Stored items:
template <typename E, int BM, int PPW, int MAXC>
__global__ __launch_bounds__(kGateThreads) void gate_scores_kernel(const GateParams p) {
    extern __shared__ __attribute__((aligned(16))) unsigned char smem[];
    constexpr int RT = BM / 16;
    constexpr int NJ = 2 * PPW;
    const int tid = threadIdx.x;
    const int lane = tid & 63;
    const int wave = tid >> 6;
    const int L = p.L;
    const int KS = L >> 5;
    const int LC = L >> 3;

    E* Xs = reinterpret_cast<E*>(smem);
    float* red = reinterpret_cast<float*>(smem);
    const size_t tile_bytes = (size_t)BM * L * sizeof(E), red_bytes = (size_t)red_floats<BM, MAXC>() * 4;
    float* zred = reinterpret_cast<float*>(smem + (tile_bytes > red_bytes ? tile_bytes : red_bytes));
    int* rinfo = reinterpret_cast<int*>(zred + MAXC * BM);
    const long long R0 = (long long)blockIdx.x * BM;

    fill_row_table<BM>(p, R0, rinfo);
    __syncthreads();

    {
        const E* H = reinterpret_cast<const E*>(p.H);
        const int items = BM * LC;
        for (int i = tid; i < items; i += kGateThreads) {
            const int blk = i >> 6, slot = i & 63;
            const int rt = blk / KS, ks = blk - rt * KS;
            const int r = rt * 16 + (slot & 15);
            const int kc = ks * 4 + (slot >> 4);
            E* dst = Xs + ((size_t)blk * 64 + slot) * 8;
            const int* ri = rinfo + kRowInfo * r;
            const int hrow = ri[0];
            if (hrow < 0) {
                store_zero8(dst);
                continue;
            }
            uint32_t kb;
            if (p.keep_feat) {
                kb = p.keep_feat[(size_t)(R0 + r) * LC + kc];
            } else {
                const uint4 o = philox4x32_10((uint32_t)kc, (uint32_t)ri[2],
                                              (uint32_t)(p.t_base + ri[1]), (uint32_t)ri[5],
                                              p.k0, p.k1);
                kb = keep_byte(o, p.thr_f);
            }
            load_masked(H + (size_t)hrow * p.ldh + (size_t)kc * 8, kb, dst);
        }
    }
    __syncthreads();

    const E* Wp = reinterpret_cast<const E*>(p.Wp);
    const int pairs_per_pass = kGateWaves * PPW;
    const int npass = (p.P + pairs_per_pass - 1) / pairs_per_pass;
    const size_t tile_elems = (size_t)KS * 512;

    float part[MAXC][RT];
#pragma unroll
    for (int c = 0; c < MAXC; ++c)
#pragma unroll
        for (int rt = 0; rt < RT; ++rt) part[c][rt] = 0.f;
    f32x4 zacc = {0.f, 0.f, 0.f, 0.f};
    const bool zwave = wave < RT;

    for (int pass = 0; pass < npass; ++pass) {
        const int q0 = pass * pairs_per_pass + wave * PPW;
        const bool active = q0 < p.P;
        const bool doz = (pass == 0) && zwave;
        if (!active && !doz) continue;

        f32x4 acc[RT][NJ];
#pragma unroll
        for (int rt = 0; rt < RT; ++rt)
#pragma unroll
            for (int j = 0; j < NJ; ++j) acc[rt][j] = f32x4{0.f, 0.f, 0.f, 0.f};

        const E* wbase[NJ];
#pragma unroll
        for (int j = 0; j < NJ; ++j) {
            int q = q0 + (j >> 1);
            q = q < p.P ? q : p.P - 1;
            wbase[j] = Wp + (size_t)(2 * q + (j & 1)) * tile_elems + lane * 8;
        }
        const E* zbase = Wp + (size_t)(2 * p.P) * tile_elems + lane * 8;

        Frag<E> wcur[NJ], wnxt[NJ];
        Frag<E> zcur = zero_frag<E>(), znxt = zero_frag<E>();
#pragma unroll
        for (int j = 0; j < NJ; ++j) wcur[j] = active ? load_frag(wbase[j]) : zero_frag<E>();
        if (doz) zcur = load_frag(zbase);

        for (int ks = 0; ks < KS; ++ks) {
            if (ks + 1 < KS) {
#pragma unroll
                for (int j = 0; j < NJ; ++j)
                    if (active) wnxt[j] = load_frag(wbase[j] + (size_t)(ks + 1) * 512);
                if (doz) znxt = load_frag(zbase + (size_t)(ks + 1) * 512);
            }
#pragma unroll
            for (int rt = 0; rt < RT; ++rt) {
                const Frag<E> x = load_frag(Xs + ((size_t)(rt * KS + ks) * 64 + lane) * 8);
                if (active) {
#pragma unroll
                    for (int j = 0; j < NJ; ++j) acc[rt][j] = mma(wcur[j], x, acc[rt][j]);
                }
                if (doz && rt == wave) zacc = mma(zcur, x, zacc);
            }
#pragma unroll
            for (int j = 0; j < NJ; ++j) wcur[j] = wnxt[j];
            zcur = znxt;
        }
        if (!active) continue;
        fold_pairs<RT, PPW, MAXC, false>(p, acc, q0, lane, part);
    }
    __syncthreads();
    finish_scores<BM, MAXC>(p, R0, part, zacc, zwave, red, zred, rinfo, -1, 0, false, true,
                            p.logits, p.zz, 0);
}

[Exercise requirements]: Set out exactly the run of lines that begins at the line holding "fold_pairs<RT, PPW, MAXC, false>(p, acc, q0, lane, part);" and ends at the last line of the data.

[Task answer]:
        fold_pairs<RT, PPW, MAXC, false>(p, acc, q0, lane, part);
    }
    __syncthreads();
    finish_scores<BM, MAXC>(p, R0, part, zacc, zwave, red, zred, rinfo, -1, 0, false, true,
                            p.logits, p.zz, 0);
}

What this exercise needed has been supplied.